ただ、バーンスタインの演奏があたかもマーラーの化身と化したようなヒューマニティ溢れる熱き心で全体が満たされている(したがって、聴き手によってはバーンスタインの体臭が気になるという人もいるのかもしれない)に対して、テンシュテットの演奏は、あくまでも作品を客観的に見つめる視点を失なわず、全体の造型がいささかも弛緩することがないと言えるのではないだろうか。
もちろん、それでいてスケールの雄大さを失っていないことは言うまでもないところだ。
このあたりは、テンシュテットの芸風の根底には、ドイツ人指揮者としての造型を重んじる演奏様式が息づいていると言えるのかもしれない。

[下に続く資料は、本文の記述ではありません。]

# zju3dv/object_nerf

Hardware: NVIDIA H100
Metric: rays/s (higher is better)
Workload: dtype bf16

## Files before the change

object_nerf_b200/csrc/field_pe.cuh:

```cuda
#pragma once
#include "tc_common.cuh"

namespace tc {

__device__ __forceinline__ uint32_t a_chunk_addr(uint32_t base, int row, int chunk) {
  return base + (uint32_t)(chunk >> 3) * ATOM_BYTES + (uint32_t)row * 128u + (uint32_t)(((chunk & 7) ^ (row & 7)) << 4);
}
__device__ __forceinline__ void st_chunk(uint32_t addr, uint32_t a, uint32_t b, uint32_t c, uint32_t d) {
  asm volatile("st.shared.v4.b32 [%0], {%1, %2, %3, %4};" ::"r"(addr), "r"(a), "r"(b), "r"(c), "r"(d) : "memory");
}

__device__ __forceinline__ void pe8_to_chunks(uint32_t xbase, int row, int chunk0, int stride, const float* f) {
  float s[8], c[8];
  st_chunk(a_chunk_addr(xbase, row, chunk0), pack_bf16(f[0], f[1]), pack_bf16(f[2], f[3]), pack_bf16(f[4], f[5]),
           pack_bf16(f[6], f[7]));
#pragma unroll
  for (int j = 0; j < 8; ++j) __sincosf(f[j], &s[j], &c[j]);
#pragma unroll
  for (int k = 0; k < 6; ++k) {
    st_chunk(a_chunk_addr(xbase, row, chunk0 + stride * (1 + 2 * k)), pack_bf16(s[0], s[1]), pack_bf16(s[2], s[3]),
             pack_bf16(s[4], s[5]), pack_bf16(s[6], s[7]));
    st_chunk(a_chunk_addr(xbase, row, chunk0 + stride * (2 + 2 * k)), pack_bf16(c[0], c[1]), pack_bf16(c[2], c[3]),
             pack_bf16(c[4], c[5]), pack_bf16(c[6], c[7]));
    if (k < 5) {
#pragma unroll
      for (int j = 0; j < 8; ++j) {
        const float s2 = 2.0f * s[j] * c[j];
        c[j] = fmaf(-2.0f * s[j], s[j], 1.0f);
        s[j] = s2;
      }
    }
  }
}

__device__ __forceinline__ void pe_xyz_to_chunks(uint32_t xbase, int row, int chunk0, float x, float y, float z) {
  uint32_t pk[32];
  float pend = 0.0f;
  int pos = 0;
  auto emit = [&](float val) {
    if ((pos & 1) == 0) pend = val;
    else pk[pos >> 1] = pack_bf16(pend, val);
    ++pos;
  };
  emit(x); emit(y); emit(z);
  float s[3], c[3];
  sincosf(x, &s[0], &c[0]);
  sincosf(y, &s[1], &c[1]);
  sincosf(z, &s[2], &c[2]);
#pragma unroll
  for (int k = 0; k < 10; ++k) {
    emit(s[0]); emit(s[1]); emit(s[2]);
    emit(c[0]); emit(c[1]); emit(c[2]);
    if (k < 9) {
#pragma unroll
      for (int j = 0; j < 3; ++j) {
        const float s2 = 2.0f * s[j] * c[j];
        c[j] = fmaf(-2.0f * s[j], s[j], 1.0f);
        s[j] = s2;
      }
    }
  }
  emit(0.0f);
#pragma unroll
  for (int q = 0; q < 8; ++q)
    st_chunk(a_chunk_addr(xbase, row, chunk0 + q), pk[4 * q], pk[4 * q + 1], pk[4 * q + 2], pk[4 * q + 3]);
}


}
```

object_nerf_b200/csrc/field_tc.cu:

```cuda
#include <cuda_bf16.h>

#include "encode.cuh"
#include "field_common.cuh"
#include "tc_chain.cuh"
#include "field_pe.cuh"

namespace {

using namespace tc;

constexpr float kLeaky = 0.01f;

enum Epi { EPI_HIDDEN = 0, EPI_HIDDEN_RC = 1, EPI_HIDDEN_SIGMA = 2, EPI_FINAL = 3, EPI_DIR = 4 };

struct TcParams {
  FieldParams f;
  WLayer layers[MAX_LAYERS];
  int n_layers;
  uint8_t* dump;
  TrainLayout TL;
  uint32_t* diag;
};

struct RowMeta {
  int ray, si, mute, live;
};

struct Rows {
  int row[2];
  int live[2];
  int ray[2], si[2], mute[2];
  const float* rc[2];
  int64_t tile;
};

__device__ __forceinline__ uint32_t leaky_bf16x2(uint32_t x) {
  __nv_bfloat162 v = *reinterpret_cast<__nv_bfloat162*>(&x);
  const __nv_bfloat162 slope = __floats2bfloat162_rn(kLeaky, kLeaky);
  v = __hmax2(v, __hmul2(v, slope));
  return *reinterpret_cast<uint32_t*>(&v);
}

template <int N>
__device__ __forceinline__ void dump_layer(const TcParams& P, const Rows& R, int slot, int mask_word0, const uint32_t* pk) {
  const int q = threadIdx.x & 3;
#pragma unroll
  for (int r = 0; r < 2; ++r) {
    const int row = R.row[r];
    uint8_t* base = P.dump + P.TL.act_off[slot] + ((size_t)R.tile * P.TL.act_atoms[slot]) * ATOM_BYTES + (size_t)row * 128 + q * 4;
#pragma unroll
    for (int j = 0; j < N / 8; ++j)
      *reinterpret_cast<uint32_t*>(base + (size_t)(j >> 3) * ATOM_BYTES + (((j & 7) ^ (row & 7)) << 4)) = pk[2 * j + r];
  }
  if (mask_word0 < 0) return;
  constexpr int CPW = N >= 128 ? 32 : 16, NW = N / CPW, BPW = CPW / 8;
  uint32_t* mrow = reinterpret_cast<uint32_t*>(P.dump + P.TL.mask_off) + ((size_t)R.tile * ONERF_MASK_WORDS + mask_word0) * 128;
#pragma unroll
  for (int w = 0; w < NW; ++w) {
#pragma unroll
    for (int r = 0; r < 2; ++r) {
      uint32_t m = 0;
#pragma unroll
      for (int jj = 0; jj < BPW; ++jj) {
        const uint32_t v = pk[2 * (w * BPW + jj) + r];
        const uint32_t bits = (((v >> 15) & 1u) ^ 1u) | ((((v >> 31) & 1u) ^ 1u) << 1);
        m |= bits << (8 * jj + 2 * q);
      }
      m |= __shfl_xor_sync(0xffffffffu, m, 1);
      m |= __shfl_xor_sync(0xffffffffu, m, 2);
      if (q == 0) mrow[w * 128 + R.row[r]] = m;
    }
  }
}

template <int N, int EPI>
__device__ __forceinline__ void epilogue(const float (&acc)[N / 2], uint32_t* pk, const float* bias, const Rows& R,
                                         int rc_base, const float* headw, float (&part)[2][4]) {
  const int q = threadIdx.x & 3;
#pragma unroll
  for (int j = 0; j < N / 8; ++j) {
    const int c = 8 * j + 2 * q;
    float2 b[2];
    if (EPI == EPI_HIDDEN_RC || EPI == EPI_DIR) {
      b[0] = __ldg(reinterpret_cast<const float2*>(R.rc[0] + rc_base + c));
      b[1] = __ldg(reinterpret_cast<const float2*>(R.rc[1] + rc_base + c));
    } else {
      b[0] = b[1] = *reinterpret_cast<const float2*>(bias + c);
    }
#pragma unroll
    for (int r = 0; r < 2; ++r) {
      float t0 = acc[4 * j + 2 * r] + b[r].x, t1 = acc[4 * j + 2 * r + 1] + b[r].y;
      uint32_t p;
      if (EPI == EPI_HIDDEN || EPI == EPI_HIDDEN_RC) {
        p = leaky_bf16x2(pack_bf16(t0, t1));
      } else if (EPI == EPI_FINAL) {
        p = pack_bf16(t0, t1);
      } else {
        t0 = fmaxf(t0, t0 * kLeaky);
        t1 = fmaxf(t1, t1 * kLeaky);
        if (EPI == EPI_HIDDEN_SIGMA) {
          const float2 w = __ldg(reinterpret_cast<const float2*>(headw + c));
          part[r][0] = fmaf(t1, w.y, fmaf(t0, w.x, part[r][0]));
        } else {
#pragma unroll
          for (int k = 0; k < 3; ++k) {
            const float2 w = __ldg(reinterpret_cast<const float2*>(headw + k * N + c));
            part[r][1 + k] = fmaf(t1, w.y, fmaf(t0, w.x, part[r][1 + k]));
          }
        }
        p = pack_bf16(t0, t1);
      }
      pk[2 * j + r] = p;
    }
  }
}

__device__ __forceinline__ void write_heads(const FieldParams& p, const Rows& R, int branch, float (&part)[2][4]) {
  const float* Pf = reinterpret_cast<const float*>(p.packed);
  const float* hb = Pf + (branch ? p.L.orgb_b : p.L.rgb_b);
  const float sb = __ldg(Pf + (branch ? p.L.osigma_b : p.L.sigma_b));
#pragma unroll
  for (int r = 0; r < 2; ++r) {
#pragma unroll
    for (int k = 0; k < 4; ++k) {
      part[r][k] += __shfl_xor_sync(0xffffffffu, part[r][k], 1);
      part[r][k] += __shfl_xor_sync(0xffffffffu, part[r][k], 2);
    }
    if ((threadIdx.x & 3) == 0 && R.live[r]) {
      float sg = part[r][0] + sb;
      const float cr = 1.0f / (1.0f + __expf(-(part[r][1] + __ldg(hb + 0))));
      const float cg = 1.0f / (1.0f + __expf(-(part[r][2] + __ldg(hb + 1))));
      const float cb = 1.0f / (1.0f + __expf(-(part[r][3] + __ldg(hb + 2))));
      if (R.mute[r] & (branch ? 2 : 1)) sg = -1e5f;
      float* outp = branch ? p.obj_out : p.scene_out;
      reinterpret_cast<float4*>(outp)[(int64_t)R.ray[r] * p.out_stride + R.si[r]] = make_float4(cr, cg, cb, sg);
    }
  }
}
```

本盤の演奏は、さすがに前述のように、1988年の演奏ほどの壮絶さは存在していないが、それでもテンポの思い切った振幅を駆使したドラマティックにして濃厚な表現は大いに健在であり、まさにテンシュテットのマーラー演奏の在り様が見事に具現化された至高の超名演と言っても過言ではあるまい。
カップリングのモーツァルトの交響曲第35番「ハフナー」は名演の範疇には入ると思われるが、テンシュテットとしては普通の出来と言える。
音質については、FM東京の音源だけに従来CD盤でも比較的良好な音質である。